Carrot cake

This carrot cake has zero refined sugars and a secret ingredient that will have you scratching your head…

If you’ve been keeping up with my recipes so far, you’ve probably noticed I try to avoid refined sugars in my cooking. Don’t get me wrong, I’m not the type to ‘quit’ refined sugars completely, and I don’t believe eating them in moderation is at all bad. However, I do believe adding refined and free sugars to cooking and mass-produced goods in the quantity that we do has become a habit rather than because it actually improves the taste or end result.

Case in point: this carrot cake.

Besides just ONE tablespoon of honey, this cake is entirely sweetened by apples. And you wouldn’t know it! It is so sweet and deliciously moist, you’ll wonder why people ever added refined sugar in the first place.

Before anyone cares to point out the obvious, yes, I know, apples (carrots and honey) have sugars *inserts eye roll meme*, but there’s a big difference between consuming sugars in foods in their whole and natural state compared to those extracted and highly processed. For one, sugars in whole foods like apples are accompanied by a raft of different health-promoting macro and micronutrients including complex carbohydrates, fibre, vitamin C and different antioxidants, while refined sugars provide very little nutritional value for what is a calorie-dense food. High-quality honey, although considered a ‘free sugar‘ and more calorie dense, gram-for-gram, than refined white sugar, has disease-fighting antioxidants that help to neutralise free radicals in the body. Plus, I personally love the taste and enjoy it in moderation, which is important in being able to sustain a healthy and balanced diet, but leave it out if you prefer.

But why should we reduce our refined sugar intake? According to the World Health Organisation (WHO), consuming too many free sugars is associated with poor dietary quality, obesity and risk of noncommunicable diseases – which account for 71 per cent of the world’s deaths each year. Interestingly, this warning does not extend to consuming intrinsic sugars, which are those found in whole foods, like intact fruit, vegetables and milk, which WHO says has no reported evidence of adverse effects.

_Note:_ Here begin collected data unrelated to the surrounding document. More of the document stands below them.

@@ -266,29 +284,31 @@
     if (eob != 0 && !dc_only) {
         if (i < nrows) inv1d<N>(dq, o, row_adst);
         else { _Pragma("unroll") for (int kk = 0; kk < N; kk++) o[kk] = 0; }
-        _Pragma("unroll") for (int kk = 0; kk < N; kk++) t[i * LS + kk] = (int16_t)o[kk];
+        _Pragma("unroll") for (int kk = 0; kk < N; kk++) o[kk] = (int16_t)o[kk];
+        tile_put<N, T16, true>(t, i, o);
     } else if (eob != 0 && i == 0) {
         t[0] = dq[0];
     }
     tq_block_sync();
     if (eob != 0 && !dc_only) {
-        _Pragma("unroll") for (int r = 0; r < N; r++) v[r] = t[r * LS + i];
+        tile_get<N, T16, true>(t, i, v);
         inv1d<N>(v, o, col_adst);
         _Pragma("unroll") for (int r = 0; r < N; r++) res[r] = ((int16_t)o[r] + (1 << (txcfg<N>::shift - 1))) >> txcfg<N>::shift;
     } else if (eob != 0) {
-        int32_t d = tx_rsw((int16_t)t[0] * TX_C16);
+        int32_t d = tx_rsw(*(const tq_h16 *)t * TX_C16);
         d = tx_rsw(d * TX_C16);
         const int32_t a1 = (d + (1 << (txcfg<N>::shift - 1))) >> txcfg<N>::shift;
         _Pragma("unroll") for (int r = 0; r < N; r++) res[r] = a1;
     }
-    _Pragma("unroll") for (int r = 0; r < N; r++) t[r * LS + i] = res[r];
+    tile_put<N, T16, false>(t, i, res);
+    tile_get<N, T16, false>(t, i, res);
     if (active && recon_base) {
         uint8_t *d = recon_base + k.recon_off + (size_t)i * k.recon_stride;
         uint32_t rw[N / 4];
         _Pragma("unroll") for (int q = 0; q < N / 4; q++) {
             uint32_t w = 0;
             _Pragma("unroll") for (int b = 0; b < 4; b++)
-                w |= (uint32_t)clip_add((int)((prow[q] >> (8 * b)) & 0xff), t[i * LS + 4 * q + b]) << (8 * b);
+                w |= (uint32_t)clip_add((int)((prow[q] >> (8 * b)) & 0xff), res[4 * q + b]) << (8 * b);
             rw[q] = w;
         }
         if constexpr (WT) {
diff --git a/svt-vp9_amd/csrc/tq_kernel.hip b/svt-vp9_amd/csrc/tq_kernel.hip
--- a/svt-vp9_amd/csrc/tq_kernel.hip
+++ b/svt-vp9_amd/csrc/tq_kernel.hip
@@ -8,8 +8,10 @@
 
 template <int N, bool RATE, bool DIST> constexpr bool tq_pipelined() { return N < 16 && !RATE; }
 
-template <int N, bool RATE, bool DIST>
-__global__ __launch_bounds__(256) __attribute__((amdgpu_waves_per_eu(N == 32 ? (RATE ? 3 : 4) : 1))) void svt_tq_kernel(const uint8_t *__restrict__ src, const uint8_t *__restrict__ pred,
+template <bool RATE> constexpr bool tq_tile16() { return !RATE; }
+
+template <int N, bool RATE, bool DIST, int NT = 256>
+__global__ __launch_bounds__(NT) __attribute__((amdgpu_waves_per_eu(N == 32 ? (RATE ? 3 : 4) : 1))) void svt_tq_kernel(const uint8_t *__restrict__ src, const uint8_t *__restrict__ pred,
                                                      uint8_t *__restrict__ recon, const svt_tq_block *__restrict__ blocks,
                                                      int n_blocks, const svt_quant_tables *__restrict__ qtabs,
                                                      const int16_t *__restrict__ iscan_all, int16_t *__restrict__ qcoeff,
@@ -23,19 +25,22 @@
         if (dist_out) dist_out += 2 * o;
         if constexpr (RATE) ra.bits += o;
     }
-    constexpr int NT  = tq_threads<N, RATE>();
-    constexpr int BPW = NT / N;
-    constexpr int LS  = N + 1;
-    __shared__ int32_t tile[BPW][N * LS];
-    __shared__ uint32_t s_tc[RATE ? 4 * RATE_SLICE : 1];
-    constexpr int SCAN_T = 3 * N * N + 2, SCAN_N = N == 32 ? 3 * N * N : 4 * SCAN_T;
-    __shared__ int16_t s_scan[RATE ? SCAN_N : 2];
+    static_assert(NT % 64 == 0 && 64 % N == 0, "whole waves of whole blocks");
+    constexpr bool T16 = tq_tile16<RATE>();
+    constexpr int  BPW = NT / N;
+    __shared__ int32_t tile[BPW][tq_tile_dwords<N, T16>()];
+    const uint32_t *s_tc = nullptr;
+    const int16_t  *s_scan = nullptr;
     if constexpr (RATE) {
+        __shared__ uint32_t tc[4 * RATE_SLICE];
+        constexpr int SCAN_T = 3 * N * N + 2, SCAN_N = N == 32 ? 3 * N * N : 4 * SCAN_T;
+        __shared__ int16_t scan[SCAN_N];
         const uint32_t *g = &ra.T->token_costs[txcfg<N>::size][0][0][0][0][0][0];
-        for (int j = threadIdx.x; j < 4 * RATE_SLICE; j += NT) s_tc[j] = g[j];
+        for (int j = threadIdx.x; j < 4 * RATE_SLICE; j += NT) tc[j] = g[j];
         const uint32_t *gs = (const uint32_t *)(ra.scan + rate_scan_offset(txcfg<N>::size, 0));
-        for (int j = threadIdx.x; j < SCAN_N / 2; j += NT) ((uint32_t *)s_scan)[j] = gs[j];
+        for (int j = threadIdx.x; j < SCAN_N / 2; j += NT) ((uint32_t *)scan)[j] = gs[j];
         __syncthreads();
+        s_tc = tc; s_scan = scan;
     }
     const int lb  = threadIdx.x / N;
     const int i   = threadIdx.x % N;
@@ -61,7 +66,7 @@
         const bool active = blk < n_blocks;
         int32_t *bits_slot = nullptr;
         if constexpr (RATE) bits_slot = ra.bits + blk;
-        tq_block_body<N, RATE, DIST>(k, active, i, tile[lb], srow, prow, qtabs, iscan_all, qcoeff, dqcoeff, eob_out + blk, dist_out ? dist_out + 2 * blk : nullptr, bits_slot,
+        tq_block_body<N, RATE, DIST, false, T16>(k, active, i, tile[lb], srow, prow, qtabs, iscan_all, qcoeff, dqcoeff, eob_out + blk, dist_out ? dist_out + 2 * blk : nullptr, bits_slot,
                                      ra.T, s_tc, s_scan, recon_set ? (uint8_t *)recon_set[(k.pad_[0] >> 4) & 7] : recon);
         tq_block_sync();
     };
@@ -89,7 +94,7 @@
             }
             int32_t *bits_slot = nullptr;
             if constexpr (RATE) bits_slot = ra.bits + blk;
-            tq_block_body<N, RATE, DIST>(k, active, i, t, srow, prow, qtabs, iscan_all, qcoeff, dqcoeff, eob_out + blk, dist_out ? dist_out + 2 * blk : nullptr, bits_slot,
+            tq_block_body<N, RATE, DIST, false, T16>(k, active, i, t, srow, prow, qtabs, iscan_all, qcoeff, dqcoeff, eob_out + blk, dist_out ? dist_out + 2 * blk : nullptr, bits_slot,
                                          ra.T, s_tc, s_scan, recon_set ? (uint8_t *)recon_set[(k.pad_[0] >> 4) & 7] : recon);
             tq_block_sync();
         }
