@@ -306,14 +307,19 @@
 class _AvgPoolHW(Function):
 
     @staticmethod
-    def forward(ctx, x):
+    def forward(ctx, x, lazy):
         ctx.hw = (x.shape[2], x.shape[3])
+        ctx.lazy = lazy
         return _C.avgpool_forward(x)
 
     @staticmethod
     @once_differentiable
     def backward(ctx, g):
-        return _C.avgpool_backward(g, *ctx.hw)
+        h, w = ctx.hw
+        if ctx.lazy and g.shape[0] > 0:
+            g = g.contiguous()
+            return gates.mark_unpooled((g / float(h * w))[:, :, None, None].expand(-1, -1, h, w), g), None
+        return _C.avgpool_backward(g, h, w), None
 
 
 _POOL_MEMO = True
@@ -325,6 +331,6 @@
     memo = x.__dict__.get("_dadet_pooled") if _POOL_MEMO else None
     if memo is not None and memo[0] == x._version and memo[1] == torch.is_grad_enabled():
         return memo[2]
-    y = _AvgPoolHW.apply(x)
+    y = _AvgPoolHW.apply(x, x.is_cuda and x.shape[1] % 4 == 0 and gates.is_relu(x) and gates.enabled())
     x._dadet_pooled = (x._version, torch.is_grad_enabled(), y)
     return y
diff --git a/da_detect_amd/modeling/backbone/resnet.py b/da_detect_amd/modeling/backbone/resnet.py
--- a/da_detect_amd/modeling/backbone/resnet.py
+++ b/da_detect_amd/modeling/backbone/resnet.py
@@ -6,6 +6,7 @@
 from torch import nn
 
 from ... import _C
+from ... import gates
 from ...layers import Conv2d, FrozenBatchNorm2d, conv2d_affine_act
 from ...utils.registry import Registry
 from ...utils import streams
@@ -78,7 +79,12 @@
         self.x, self.w1, self.wd, self.s1, self.sd, self.stride = x, w1, wd, s1, sd, stride
 
     def open(self, G, out, out_private, y2, w2, w3, s3):
-        self.S3 = G.contiguous(memory_format=torch.channels_last) if out_private else _C.relu_bn_backward(G, out, None)[1]
+        gated = out_private or gates.gated_for(G, out)
+        pooled = None if gated else gates.unpooled_source(G)
+        if pooled is not None:
+            self.S3 = _C.avgpool_backward_gated(pooled, out)
+        else:
+            self.S3 = G.contiguous(memory_format=torch.channels_last) if gated else _C.relu_bn_backward(G, out, None)[1]
         self.lane = WgradLane(G.device, rows=G.shape[0] * G.shape[2] * G.shape[3])
         self.batch = _C.WgradBatch() if _WGRAD_BATCH else None
         weights = ((w3, self.n3), (w2, self.n2), (self.w1, self.n1), (self.wd, self.nd))
@@ -293,10 +299,10 @@
                 wd = sd = bd = None
                 if self.downsample is not None:
                     wd, (sd, bd) = self.downsample[0].weight, self.downsample[1].folded()
-                return _DCNBottleneckFn.apply(x, self.conv1.weight, c2.conv.weight, self.conv3.weight, wd,
-                                              c2.offset.weight, c2.offset.bias, *self.bn1.folded(), *self.bn2.folded(),
-                                              *self.bn3.folded(), sd, bd, self.conv1.stride[0], in_relu, out_private,
-                                              c2.with_modulated_dcn, c2.conv.deformable_groups)
+                return gates.mark_relu(_DCNBottleneckFn.apply(
+                    x, self.conv1.weight, c2.conv.weight, self.conv3.weight, wd, c2.offset.weight, c2.offset.bias,
+                    *self.bn1.folded(), *self.bn2.folded(), *self.bn3.folded(), sd, bd, self.conv1.stride[0], in_relu,
+                    out_private, c2.with_modulated_dcn, c2.conv.deformable_groups))
             return self._forward_dcn(x)
         if self.conv2.stride[0] == 1:
             if x.shape[0] == 0 and stride is None:
@@ -304,9 +310,9 @@
             wd = sd = bd = None
             if self.downsample is not None:
                 wd, (sd, bd) = self.downsample[0].weight, self.downsample[1].folded()
-            return _BottleneckFn.apply(x, self.conv1.weight, self.conv2.weight, self.conv3.weight, wd,
-                                       *self.bn1.folded(), *self.bn2.folded(), *self.bn3.folded(), sd, bd,
-                                       self.conv1.stride[0] if stride is None else stride, in_relu, out_private)
+            return gates.mark_relu(_BottleneckFn.apply(
+                x, self.conv1.weight, self.conv2.weight, self.conv3.weight, wd, *self.bn1.folded(), *self.bn2.folded(),
+                *self.bn3.folded(), sd, bd, self.conv1.stride[0] if stride is None else stride, in_relu, out_private))
         assert stride is None
         return self._forward_per_conv(x)
 
diff --git a/da_detect_amd/modeling/rpn/rpn.py b/da_detect_amd/modeling/rpn/rpn.py
--- a/da_detect_amd/modeling/rpn/rpn.py
+++ b/da_detect_amd/modeling/rpn/rpn.py
@@ -11,6 +11,7 @@
 from .inference import make_rpn_postprocessor
 from .loss import make_rpn_loss_evaluator
 from ..elision import elision_enabled, leading_source_images
+from ... import gates
 from ...utils.streams import record, side_section, side_stream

I’m not a dietitian, and as I said above, I am not advocating quitting free or refined sugars completely, but I do think there’s merit in reducing our intake and improving the quality of the sugars we are consuming. Everyone is different and what each person needs to lead a healthy life is different, but for most of us, eating less refined and free sugars and more fruit and vegetables can only be a good thing. And when doing so results in something as delicious and genuinely good for you as this carrot cake, it’s hard to find reasons not to!

…Click here to find a super special labneh icing – the perfect pairing!


2 apples, cored and grated (I like red gala for their sweetness)

3 medium carrots, grated

1/2 cup melted coconut oil

3 eggs

1 cup flour (I used spelt)

1 cup almond meal

1 tsp bicarbonate of soda

1 tsp vanilla extract

2 tsp mixed spice (or cinnamon)

1 tbs honey (the darker the better!)

100g pecans, chopped

*Makes 12-16 slices.


Preheat oven to 180° fan-forced, and line three nine-inch baking trays. I usually do this by folding baking paper in half on itself until it forms a triangle, and then measuring the point from the middle of the cake tin and snipping the excess paper off to form a perfectly fitted circle.

In a mixing bowl, combine all the ingredients well, ensuring there are no clumps of dry ingredients. It will not look like normal cake mix – don’t freak out! It’s quite thick and textured, but once it’s cooked you wouldn’t know the difference.

Spoon evenly into cake forms and spread out with the back of a spoon. I usually make the centre slightly lower than the sides to account for any rising – but this cake tends to rise quite evenly anyway.

Bake on the middle or lowest rack for 30 minutes. Insert a clean knife into the centre of the cake, if it comes out clean, it’s finished, otherwise, leave for an extra five minutes.

Once cooled, ice each cake with labneh frosting and layer on top of one another. Decorate with extra pecans or lime zest.